## Extracted data entries
====================

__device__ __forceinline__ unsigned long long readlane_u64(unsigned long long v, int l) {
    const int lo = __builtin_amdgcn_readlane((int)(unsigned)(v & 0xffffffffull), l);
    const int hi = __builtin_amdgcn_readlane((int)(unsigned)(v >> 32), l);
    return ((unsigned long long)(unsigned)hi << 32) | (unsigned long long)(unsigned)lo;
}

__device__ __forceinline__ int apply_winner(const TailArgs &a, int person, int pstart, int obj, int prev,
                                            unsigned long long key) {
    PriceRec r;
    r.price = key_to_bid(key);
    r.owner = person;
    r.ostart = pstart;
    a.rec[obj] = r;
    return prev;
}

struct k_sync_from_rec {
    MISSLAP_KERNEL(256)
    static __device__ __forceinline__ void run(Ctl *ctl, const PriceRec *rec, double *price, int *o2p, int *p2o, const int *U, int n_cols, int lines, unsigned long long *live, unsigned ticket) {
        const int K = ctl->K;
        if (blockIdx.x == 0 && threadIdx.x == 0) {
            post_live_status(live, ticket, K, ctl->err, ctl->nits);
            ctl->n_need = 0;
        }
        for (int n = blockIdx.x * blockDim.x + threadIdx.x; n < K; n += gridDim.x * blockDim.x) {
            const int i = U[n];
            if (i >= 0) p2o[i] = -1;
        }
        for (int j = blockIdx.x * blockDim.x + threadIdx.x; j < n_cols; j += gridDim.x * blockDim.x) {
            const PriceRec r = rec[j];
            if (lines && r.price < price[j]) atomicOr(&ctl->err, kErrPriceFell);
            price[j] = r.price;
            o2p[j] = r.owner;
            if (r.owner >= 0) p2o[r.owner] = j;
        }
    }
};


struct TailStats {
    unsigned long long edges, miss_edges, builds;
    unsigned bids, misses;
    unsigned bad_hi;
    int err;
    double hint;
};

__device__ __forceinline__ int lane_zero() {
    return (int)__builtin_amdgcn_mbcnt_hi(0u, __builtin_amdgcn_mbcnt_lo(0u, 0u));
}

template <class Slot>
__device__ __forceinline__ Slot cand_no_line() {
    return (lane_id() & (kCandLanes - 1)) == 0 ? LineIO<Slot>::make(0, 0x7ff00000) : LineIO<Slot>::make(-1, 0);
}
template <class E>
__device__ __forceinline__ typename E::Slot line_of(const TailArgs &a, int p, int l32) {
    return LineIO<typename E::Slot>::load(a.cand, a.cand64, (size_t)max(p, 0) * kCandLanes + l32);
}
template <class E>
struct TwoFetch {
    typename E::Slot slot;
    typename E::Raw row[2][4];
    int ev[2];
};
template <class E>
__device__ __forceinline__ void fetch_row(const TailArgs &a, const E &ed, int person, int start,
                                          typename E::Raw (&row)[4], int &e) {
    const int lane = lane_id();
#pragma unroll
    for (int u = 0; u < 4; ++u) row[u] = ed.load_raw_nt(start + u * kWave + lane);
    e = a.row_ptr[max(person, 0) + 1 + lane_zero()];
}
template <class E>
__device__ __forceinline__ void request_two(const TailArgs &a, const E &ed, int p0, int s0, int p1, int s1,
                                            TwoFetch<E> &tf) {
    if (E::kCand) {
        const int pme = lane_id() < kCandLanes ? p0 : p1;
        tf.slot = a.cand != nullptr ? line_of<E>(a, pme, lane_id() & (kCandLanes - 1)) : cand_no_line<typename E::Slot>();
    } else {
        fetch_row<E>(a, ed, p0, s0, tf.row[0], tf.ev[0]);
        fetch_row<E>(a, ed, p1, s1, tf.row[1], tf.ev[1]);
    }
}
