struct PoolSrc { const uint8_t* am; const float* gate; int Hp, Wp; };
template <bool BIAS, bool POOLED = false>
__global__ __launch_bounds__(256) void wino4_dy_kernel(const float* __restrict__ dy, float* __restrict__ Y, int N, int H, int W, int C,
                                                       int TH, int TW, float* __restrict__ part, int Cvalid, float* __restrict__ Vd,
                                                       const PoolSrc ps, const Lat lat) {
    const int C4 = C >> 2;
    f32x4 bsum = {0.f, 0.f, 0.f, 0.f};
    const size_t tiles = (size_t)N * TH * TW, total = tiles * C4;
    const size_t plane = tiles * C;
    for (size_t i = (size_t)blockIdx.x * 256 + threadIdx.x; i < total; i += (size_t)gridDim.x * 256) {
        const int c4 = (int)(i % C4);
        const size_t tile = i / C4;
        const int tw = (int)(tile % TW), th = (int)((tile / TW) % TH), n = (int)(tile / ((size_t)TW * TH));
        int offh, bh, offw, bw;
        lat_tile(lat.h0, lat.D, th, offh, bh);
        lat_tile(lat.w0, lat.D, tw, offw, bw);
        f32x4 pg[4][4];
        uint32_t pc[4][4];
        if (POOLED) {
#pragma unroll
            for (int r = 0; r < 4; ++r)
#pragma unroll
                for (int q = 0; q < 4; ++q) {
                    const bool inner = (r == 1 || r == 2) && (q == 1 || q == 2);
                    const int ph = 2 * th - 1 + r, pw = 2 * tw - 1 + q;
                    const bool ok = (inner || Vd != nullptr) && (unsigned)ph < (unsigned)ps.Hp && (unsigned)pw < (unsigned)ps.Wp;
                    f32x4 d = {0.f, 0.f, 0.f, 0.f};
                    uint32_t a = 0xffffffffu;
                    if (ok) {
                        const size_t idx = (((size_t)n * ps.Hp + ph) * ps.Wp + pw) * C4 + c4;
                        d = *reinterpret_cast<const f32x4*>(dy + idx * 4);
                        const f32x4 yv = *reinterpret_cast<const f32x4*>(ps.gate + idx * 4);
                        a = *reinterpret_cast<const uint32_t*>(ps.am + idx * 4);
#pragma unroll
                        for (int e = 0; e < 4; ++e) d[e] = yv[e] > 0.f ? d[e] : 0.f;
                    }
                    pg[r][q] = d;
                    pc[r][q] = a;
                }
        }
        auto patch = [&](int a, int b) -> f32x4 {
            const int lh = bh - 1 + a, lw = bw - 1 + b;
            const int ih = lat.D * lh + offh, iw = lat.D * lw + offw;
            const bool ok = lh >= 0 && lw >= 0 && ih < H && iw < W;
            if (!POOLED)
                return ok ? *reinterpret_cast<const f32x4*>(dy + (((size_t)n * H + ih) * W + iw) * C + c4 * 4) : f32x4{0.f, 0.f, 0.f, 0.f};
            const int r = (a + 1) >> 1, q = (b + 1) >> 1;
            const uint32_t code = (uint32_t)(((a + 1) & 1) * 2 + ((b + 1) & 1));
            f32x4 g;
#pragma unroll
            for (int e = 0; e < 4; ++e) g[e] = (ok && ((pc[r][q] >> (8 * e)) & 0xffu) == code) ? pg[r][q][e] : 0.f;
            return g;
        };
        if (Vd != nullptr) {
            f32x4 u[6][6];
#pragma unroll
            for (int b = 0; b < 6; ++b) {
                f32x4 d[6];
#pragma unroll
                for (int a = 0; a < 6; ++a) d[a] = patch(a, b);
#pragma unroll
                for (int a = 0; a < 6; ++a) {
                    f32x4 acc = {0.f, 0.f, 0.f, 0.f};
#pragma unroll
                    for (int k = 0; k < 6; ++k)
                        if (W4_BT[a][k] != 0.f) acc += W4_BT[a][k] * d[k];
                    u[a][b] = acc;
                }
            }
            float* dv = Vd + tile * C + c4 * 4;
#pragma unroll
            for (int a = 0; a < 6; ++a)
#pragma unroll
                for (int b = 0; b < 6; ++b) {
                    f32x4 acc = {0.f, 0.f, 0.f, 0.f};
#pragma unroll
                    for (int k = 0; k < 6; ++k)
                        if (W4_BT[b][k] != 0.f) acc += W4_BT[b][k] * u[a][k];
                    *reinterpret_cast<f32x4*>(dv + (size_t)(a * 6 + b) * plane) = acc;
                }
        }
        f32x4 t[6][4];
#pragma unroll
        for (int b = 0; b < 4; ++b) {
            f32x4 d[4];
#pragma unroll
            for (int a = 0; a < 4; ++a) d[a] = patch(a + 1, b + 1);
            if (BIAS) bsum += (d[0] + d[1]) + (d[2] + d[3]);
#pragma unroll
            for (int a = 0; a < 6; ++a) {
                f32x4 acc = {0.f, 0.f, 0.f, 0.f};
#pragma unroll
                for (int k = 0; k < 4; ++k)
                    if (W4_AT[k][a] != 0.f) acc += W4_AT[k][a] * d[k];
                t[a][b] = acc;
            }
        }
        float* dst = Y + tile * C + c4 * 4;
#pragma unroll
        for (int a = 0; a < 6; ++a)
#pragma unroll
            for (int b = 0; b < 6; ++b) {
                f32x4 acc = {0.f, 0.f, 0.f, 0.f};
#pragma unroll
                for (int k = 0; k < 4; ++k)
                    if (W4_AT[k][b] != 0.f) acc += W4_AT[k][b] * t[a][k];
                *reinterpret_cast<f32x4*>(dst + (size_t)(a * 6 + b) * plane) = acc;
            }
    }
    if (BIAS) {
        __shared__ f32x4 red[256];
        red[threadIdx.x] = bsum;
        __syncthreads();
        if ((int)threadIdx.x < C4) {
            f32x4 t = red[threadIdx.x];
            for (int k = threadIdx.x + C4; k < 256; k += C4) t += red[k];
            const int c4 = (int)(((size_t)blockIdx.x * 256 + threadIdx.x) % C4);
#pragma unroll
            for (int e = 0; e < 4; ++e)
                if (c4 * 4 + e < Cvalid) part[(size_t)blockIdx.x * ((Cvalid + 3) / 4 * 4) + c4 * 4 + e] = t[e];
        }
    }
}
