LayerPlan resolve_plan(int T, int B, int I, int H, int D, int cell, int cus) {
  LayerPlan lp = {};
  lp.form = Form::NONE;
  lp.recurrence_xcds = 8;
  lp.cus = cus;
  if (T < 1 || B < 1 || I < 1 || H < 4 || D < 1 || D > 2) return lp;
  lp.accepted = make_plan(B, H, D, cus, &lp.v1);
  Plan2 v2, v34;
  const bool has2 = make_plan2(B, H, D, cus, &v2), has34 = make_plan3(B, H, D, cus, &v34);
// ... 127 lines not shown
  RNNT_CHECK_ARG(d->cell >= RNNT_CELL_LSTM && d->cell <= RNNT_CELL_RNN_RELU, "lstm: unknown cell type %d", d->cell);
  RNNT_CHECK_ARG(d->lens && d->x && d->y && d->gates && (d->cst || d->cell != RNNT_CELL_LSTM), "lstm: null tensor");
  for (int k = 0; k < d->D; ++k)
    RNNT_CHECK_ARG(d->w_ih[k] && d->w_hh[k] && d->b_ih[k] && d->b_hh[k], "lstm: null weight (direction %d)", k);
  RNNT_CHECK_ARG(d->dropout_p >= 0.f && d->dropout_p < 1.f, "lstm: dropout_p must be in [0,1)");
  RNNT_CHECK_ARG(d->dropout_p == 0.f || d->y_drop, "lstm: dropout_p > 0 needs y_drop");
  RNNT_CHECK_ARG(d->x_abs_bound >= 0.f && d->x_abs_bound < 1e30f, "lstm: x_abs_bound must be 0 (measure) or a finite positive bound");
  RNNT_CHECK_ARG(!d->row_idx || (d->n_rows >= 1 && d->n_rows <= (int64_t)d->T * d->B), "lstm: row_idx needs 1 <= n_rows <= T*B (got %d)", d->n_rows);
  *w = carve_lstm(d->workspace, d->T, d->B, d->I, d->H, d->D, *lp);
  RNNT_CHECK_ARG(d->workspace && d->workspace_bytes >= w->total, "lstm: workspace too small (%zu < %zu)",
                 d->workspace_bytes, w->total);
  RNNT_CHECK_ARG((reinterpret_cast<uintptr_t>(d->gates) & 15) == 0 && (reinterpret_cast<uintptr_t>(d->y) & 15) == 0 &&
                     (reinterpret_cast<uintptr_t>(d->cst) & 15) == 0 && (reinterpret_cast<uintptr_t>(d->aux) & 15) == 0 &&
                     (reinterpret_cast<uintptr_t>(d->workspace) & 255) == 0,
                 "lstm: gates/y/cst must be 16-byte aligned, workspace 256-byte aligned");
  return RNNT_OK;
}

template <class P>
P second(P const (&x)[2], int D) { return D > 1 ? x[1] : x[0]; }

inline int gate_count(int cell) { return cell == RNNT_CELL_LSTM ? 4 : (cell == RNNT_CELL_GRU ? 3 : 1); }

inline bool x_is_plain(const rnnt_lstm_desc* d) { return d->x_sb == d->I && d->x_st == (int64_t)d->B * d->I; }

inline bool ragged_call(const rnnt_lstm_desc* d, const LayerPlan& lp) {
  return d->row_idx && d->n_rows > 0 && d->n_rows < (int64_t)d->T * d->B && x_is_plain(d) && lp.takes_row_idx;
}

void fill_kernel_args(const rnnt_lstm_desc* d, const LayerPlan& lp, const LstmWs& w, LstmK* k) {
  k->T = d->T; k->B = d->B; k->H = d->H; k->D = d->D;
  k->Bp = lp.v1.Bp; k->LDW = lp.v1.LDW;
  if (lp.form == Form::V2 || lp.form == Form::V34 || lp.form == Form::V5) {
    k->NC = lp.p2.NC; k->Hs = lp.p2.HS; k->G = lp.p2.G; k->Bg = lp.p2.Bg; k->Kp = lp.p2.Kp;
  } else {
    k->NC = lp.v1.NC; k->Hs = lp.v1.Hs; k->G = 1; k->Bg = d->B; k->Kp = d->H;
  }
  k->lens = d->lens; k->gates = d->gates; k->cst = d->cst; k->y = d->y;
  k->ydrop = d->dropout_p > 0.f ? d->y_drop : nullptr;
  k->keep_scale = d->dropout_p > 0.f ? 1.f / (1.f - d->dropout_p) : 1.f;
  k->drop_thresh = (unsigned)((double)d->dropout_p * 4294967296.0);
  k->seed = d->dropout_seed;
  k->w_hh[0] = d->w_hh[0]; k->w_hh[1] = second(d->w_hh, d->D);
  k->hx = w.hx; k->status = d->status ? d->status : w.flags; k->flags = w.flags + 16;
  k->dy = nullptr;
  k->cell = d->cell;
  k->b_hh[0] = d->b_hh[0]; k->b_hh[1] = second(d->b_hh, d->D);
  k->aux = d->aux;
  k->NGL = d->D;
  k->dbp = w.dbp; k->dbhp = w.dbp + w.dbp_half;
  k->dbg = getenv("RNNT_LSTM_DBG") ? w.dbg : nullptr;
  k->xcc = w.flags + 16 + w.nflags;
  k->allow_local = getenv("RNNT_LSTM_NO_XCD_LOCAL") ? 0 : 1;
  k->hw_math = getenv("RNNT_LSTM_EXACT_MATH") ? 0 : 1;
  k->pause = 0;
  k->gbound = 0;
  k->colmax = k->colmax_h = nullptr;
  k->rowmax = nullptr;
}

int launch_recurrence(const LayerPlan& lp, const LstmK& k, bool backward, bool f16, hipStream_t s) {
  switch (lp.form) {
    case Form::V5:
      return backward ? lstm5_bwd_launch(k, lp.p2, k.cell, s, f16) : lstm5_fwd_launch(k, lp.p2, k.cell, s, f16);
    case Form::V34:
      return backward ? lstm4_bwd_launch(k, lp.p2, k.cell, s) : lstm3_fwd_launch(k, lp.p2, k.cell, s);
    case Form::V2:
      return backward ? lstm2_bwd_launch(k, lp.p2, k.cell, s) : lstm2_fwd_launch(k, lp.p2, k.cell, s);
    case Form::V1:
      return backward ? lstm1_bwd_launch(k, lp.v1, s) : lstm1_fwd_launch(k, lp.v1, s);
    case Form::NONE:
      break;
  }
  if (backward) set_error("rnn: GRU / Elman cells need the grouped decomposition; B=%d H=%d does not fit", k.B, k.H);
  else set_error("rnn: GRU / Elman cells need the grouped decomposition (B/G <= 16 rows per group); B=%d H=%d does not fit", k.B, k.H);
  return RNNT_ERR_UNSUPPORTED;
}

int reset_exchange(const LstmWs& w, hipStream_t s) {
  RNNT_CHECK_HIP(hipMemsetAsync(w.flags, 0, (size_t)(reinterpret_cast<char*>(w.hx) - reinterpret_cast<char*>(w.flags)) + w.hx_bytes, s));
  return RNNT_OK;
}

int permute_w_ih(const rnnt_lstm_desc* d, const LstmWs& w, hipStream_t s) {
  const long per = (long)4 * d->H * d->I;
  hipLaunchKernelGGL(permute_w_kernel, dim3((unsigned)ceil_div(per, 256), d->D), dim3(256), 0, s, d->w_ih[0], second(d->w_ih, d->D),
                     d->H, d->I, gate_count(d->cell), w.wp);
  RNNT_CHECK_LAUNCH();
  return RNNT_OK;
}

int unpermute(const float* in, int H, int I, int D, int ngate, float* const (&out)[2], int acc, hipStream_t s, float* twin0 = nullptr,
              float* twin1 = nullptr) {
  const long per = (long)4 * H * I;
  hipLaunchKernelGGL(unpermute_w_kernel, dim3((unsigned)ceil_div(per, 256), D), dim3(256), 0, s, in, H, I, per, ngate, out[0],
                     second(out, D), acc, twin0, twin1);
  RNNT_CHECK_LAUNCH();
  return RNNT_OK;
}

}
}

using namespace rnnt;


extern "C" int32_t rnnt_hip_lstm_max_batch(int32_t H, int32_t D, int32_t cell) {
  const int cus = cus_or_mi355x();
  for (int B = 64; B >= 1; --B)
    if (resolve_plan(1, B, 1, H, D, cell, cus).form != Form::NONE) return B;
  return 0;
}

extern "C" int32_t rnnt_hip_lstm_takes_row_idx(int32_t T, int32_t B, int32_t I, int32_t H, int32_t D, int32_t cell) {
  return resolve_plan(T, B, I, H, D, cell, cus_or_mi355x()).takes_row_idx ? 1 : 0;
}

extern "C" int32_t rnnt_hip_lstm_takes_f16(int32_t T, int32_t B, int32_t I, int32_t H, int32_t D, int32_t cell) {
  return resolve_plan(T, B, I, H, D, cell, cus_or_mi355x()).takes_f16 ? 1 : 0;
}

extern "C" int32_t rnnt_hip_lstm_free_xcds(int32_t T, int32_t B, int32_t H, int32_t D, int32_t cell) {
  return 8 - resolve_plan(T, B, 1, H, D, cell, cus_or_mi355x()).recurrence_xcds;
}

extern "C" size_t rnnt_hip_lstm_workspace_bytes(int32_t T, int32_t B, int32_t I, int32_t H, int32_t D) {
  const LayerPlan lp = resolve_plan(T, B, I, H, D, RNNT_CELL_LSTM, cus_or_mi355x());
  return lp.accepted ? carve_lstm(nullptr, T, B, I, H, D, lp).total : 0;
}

====================

## WHAT TO WORK ON
Only the line containing "cus_or_mi355x()).takes_row_idx ? 1 : 0;" and the lines after it, through the end of the data, should be copied, exactly as they are.

## YOUR RESPONSE
  return resolve_plan(T, B, I, H, D, cell, cus_or_mi355x()).takes_row_idx ? 1 : 0;
}

extern "C" int32_t rnnt_hip_lstm_takes_f16(int32_t T, int32_t B, int32_t I, int32_t H, int32_t D, int32_t cell) {
  return resolve_plan(T, B, I, H, D, cell, cus_or_mi355x()).takes_f16 ? 1 : 0;
}

extern "C" int32_t rnnt_hip_lstm_free_xcds(int32_t T, int32_t B, int32_t H, int32_t D, int32_t cell) {
  return 8 - resolve_plan(T, B, 1, H, D, cell, cus_or_mi355x()).recurrence_xcds;
}

extern "C" size_t rnnt_hip_lstm_workspace_bytes(int32_t T, int32_t B, int32_t I, int32_t H, int32_t D) {
  const LayerPlan lp = resolve_plan(T, B, I, H, D, RNNT_CELL_LSTM, cus_or_mi355x());
  return lp.accepted ? carve_lstm(nullptr, T, B, I, H, D, lp).total : 0;
}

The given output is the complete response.